[Data records]
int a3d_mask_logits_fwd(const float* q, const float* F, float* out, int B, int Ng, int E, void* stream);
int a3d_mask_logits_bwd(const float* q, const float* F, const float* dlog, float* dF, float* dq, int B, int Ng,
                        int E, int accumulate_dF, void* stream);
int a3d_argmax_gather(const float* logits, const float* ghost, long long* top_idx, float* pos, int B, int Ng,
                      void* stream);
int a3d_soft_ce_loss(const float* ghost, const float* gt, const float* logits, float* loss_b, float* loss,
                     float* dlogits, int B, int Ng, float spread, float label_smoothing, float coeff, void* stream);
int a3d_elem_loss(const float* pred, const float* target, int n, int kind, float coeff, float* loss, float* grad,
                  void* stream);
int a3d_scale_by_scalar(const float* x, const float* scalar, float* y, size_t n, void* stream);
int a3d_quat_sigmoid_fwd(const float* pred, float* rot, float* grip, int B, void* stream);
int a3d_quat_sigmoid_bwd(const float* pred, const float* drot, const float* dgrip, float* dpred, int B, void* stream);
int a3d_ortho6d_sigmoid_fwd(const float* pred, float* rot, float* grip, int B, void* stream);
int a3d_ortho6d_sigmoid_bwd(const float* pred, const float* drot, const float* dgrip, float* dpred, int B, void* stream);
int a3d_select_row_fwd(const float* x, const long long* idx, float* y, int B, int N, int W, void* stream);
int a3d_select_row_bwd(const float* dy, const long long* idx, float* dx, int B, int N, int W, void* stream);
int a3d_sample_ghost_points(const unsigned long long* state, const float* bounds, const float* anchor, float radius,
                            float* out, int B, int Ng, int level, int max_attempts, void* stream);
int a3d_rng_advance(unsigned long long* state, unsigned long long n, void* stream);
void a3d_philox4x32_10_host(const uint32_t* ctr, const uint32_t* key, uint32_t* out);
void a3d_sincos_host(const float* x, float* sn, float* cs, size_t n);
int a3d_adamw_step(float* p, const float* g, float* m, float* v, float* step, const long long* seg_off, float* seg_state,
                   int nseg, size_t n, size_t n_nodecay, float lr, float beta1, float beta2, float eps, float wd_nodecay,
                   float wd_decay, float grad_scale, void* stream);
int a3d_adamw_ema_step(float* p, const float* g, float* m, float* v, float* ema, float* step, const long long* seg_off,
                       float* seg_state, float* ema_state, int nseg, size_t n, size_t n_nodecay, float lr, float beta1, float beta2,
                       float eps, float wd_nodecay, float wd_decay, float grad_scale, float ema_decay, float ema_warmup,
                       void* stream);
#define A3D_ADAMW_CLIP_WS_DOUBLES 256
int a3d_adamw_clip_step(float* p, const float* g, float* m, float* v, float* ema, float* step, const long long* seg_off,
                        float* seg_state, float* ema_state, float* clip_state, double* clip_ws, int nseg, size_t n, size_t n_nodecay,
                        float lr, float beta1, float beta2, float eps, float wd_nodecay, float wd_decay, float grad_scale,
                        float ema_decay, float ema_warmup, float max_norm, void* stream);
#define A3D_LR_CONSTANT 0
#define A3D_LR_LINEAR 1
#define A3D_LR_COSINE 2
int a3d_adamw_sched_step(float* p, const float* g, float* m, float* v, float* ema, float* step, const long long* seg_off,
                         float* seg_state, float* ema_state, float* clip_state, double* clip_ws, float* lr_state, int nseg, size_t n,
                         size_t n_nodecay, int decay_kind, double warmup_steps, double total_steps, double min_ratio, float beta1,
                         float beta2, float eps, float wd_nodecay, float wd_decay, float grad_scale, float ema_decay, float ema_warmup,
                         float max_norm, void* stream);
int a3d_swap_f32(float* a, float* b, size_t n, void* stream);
--
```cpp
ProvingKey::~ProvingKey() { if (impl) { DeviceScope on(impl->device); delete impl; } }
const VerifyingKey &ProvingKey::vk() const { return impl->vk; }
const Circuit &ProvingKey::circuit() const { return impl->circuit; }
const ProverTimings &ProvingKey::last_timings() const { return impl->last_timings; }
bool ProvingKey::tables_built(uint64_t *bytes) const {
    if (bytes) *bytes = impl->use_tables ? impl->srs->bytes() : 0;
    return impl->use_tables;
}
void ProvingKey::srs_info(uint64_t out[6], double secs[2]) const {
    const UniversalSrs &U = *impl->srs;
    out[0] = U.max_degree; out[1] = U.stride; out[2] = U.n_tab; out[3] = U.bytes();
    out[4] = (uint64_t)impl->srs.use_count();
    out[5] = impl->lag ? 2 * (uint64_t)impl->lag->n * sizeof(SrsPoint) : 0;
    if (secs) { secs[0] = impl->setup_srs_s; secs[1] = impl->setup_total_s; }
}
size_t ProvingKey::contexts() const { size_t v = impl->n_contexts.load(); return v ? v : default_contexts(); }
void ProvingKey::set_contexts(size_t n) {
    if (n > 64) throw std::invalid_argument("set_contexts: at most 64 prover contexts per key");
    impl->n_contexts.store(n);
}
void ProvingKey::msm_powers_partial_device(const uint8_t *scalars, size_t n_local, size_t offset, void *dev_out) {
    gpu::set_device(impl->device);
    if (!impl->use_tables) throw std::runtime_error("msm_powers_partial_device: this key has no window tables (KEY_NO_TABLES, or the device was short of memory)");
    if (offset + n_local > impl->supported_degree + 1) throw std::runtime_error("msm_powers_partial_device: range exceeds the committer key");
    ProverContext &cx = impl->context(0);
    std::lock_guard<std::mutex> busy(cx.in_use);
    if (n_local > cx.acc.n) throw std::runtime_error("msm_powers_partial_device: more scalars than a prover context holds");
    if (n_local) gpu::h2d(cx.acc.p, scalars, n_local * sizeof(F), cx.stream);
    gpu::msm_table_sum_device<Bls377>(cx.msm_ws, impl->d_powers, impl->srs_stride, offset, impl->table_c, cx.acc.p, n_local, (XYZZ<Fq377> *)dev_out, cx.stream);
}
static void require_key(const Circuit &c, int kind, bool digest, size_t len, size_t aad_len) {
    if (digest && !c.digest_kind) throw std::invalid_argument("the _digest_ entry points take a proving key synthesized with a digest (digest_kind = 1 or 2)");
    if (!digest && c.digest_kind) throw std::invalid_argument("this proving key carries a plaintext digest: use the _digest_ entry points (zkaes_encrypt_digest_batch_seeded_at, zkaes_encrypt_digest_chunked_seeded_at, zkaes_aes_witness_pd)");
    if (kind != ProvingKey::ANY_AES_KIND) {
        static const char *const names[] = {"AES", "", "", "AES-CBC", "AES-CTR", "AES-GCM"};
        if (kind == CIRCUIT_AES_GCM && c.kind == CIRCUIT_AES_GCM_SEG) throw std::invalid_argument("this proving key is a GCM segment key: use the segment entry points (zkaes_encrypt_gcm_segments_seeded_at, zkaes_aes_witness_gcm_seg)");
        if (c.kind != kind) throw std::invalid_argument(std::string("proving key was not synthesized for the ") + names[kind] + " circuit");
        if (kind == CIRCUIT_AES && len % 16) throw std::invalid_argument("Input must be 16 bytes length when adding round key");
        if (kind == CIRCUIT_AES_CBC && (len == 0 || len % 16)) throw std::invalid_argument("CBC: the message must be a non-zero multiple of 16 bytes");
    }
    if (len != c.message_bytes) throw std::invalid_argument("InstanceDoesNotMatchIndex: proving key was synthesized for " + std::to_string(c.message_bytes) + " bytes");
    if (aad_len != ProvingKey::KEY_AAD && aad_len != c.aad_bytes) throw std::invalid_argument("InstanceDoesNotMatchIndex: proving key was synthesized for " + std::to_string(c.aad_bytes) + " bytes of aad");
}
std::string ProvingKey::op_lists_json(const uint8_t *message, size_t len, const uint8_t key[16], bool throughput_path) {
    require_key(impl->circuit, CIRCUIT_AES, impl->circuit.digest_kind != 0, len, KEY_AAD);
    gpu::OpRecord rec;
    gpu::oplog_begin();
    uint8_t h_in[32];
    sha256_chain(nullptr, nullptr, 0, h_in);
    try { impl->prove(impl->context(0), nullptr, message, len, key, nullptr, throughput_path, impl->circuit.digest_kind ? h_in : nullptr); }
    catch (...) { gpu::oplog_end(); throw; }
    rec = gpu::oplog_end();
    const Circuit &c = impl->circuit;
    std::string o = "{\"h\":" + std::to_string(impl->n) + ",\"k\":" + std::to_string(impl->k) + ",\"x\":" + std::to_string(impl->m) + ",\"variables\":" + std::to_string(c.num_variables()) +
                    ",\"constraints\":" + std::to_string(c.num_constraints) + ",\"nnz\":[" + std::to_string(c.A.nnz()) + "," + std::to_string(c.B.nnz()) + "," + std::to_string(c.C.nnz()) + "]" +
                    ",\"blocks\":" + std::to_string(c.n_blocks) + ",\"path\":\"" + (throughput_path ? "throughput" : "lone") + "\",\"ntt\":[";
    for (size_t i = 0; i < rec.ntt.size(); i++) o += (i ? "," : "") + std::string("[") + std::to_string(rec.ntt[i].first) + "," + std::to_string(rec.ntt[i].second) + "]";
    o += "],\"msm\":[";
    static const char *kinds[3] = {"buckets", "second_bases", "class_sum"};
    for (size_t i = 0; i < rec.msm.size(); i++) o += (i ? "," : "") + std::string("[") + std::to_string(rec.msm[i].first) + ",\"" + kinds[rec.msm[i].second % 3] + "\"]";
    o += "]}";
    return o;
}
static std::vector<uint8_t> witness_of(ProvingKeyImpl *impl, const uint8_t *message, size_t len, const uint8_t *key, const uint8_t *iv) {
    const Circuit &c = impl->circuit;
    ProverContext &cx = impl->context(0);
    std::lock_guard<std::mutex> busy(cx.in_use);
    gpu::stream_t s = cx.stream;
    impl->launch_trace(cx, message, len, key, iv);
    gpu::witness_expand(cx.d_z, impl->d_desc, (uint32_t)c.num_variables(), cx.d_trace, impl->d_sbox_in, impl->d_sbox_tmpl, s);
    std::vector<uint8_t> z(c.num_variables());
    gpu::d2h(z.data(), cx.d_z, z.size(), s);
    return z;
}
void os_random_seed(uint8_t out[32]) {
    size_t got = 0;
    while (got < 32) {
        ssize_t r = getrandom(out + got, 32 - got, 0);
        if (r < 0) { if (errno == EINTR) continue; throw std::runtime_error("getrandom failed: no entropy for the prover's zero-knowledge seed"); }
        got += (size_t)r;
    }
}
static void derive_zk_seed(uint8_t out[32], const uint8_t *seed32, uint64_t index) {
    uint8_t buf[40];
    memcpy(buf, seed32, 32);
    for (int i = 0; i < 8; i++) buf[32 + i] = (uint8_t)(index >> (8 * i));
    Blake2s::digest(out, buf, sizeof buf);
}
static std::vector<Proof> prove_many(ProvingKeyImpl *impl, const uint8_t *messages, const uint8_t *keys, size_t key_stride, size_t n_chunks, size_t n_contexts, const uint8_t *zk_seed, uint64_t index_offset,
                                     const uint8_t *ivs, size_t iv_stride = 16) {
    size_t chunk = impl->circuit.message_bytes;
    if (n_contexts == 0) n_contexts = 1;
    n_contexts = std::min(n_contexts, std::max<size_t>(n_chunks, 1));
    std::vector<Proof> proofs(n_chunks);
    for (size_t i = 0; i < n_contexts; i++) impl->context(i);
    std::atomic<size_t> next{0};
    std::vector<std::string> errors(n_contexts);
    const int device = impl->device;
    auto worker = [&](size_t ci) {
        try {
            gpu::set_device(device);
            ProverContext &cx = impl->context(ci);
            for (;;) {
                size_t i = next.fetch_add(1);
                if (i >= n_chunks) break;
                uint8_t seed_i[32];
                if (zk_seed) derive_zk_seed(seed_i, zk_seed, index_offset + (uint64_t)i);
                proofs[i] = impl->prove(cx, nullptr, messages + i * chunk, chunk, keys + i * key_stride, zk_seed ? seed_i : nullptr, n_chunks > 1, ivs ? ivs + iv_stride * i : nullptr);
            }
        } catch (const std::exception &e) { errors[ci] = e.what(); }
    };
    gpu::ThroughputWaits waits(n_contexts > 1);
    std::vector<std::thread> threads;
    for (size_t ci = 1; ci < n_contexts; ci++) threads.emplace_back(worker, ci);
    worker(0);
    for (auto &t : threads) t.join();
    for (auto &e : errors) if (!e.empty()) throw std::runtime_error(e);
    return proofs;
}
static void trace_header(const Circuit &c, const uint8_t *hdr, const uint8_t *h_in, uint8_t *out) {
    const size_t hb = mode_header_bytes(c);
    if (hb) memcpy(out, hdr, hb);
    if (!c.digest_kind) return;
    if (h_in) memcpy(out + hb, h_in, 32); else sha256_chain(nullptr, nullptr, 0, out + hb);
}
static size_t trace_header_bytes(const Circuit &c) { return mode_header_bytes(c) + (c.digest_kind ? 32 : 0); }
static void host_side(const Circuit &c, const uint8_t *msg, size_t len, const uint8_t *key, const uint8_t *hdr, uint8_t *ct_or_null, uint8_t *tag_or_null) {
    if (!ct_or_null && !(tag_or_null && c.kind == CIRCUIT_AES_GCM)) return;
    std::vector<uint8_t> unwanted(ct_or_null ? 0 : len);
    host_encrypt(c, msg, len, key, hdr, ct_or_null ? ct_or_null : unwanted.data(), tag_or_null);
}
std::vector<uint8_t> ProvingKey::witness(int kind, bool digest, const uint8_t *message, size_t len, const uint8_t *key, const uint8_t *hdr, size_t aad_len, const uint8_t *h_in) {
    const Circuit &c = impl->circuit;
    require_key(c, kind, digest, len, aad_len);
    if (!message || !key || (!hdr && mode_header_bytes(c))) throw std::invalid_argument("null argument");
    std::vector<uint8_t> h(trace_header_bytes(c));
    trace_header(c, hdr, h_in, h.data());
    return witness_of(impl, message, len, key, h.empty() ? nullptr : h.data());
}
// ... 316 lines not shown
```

What you are asked to do: Give the number of lines in the entries above that contain the word "keys", with no accompanying text.

Response: 2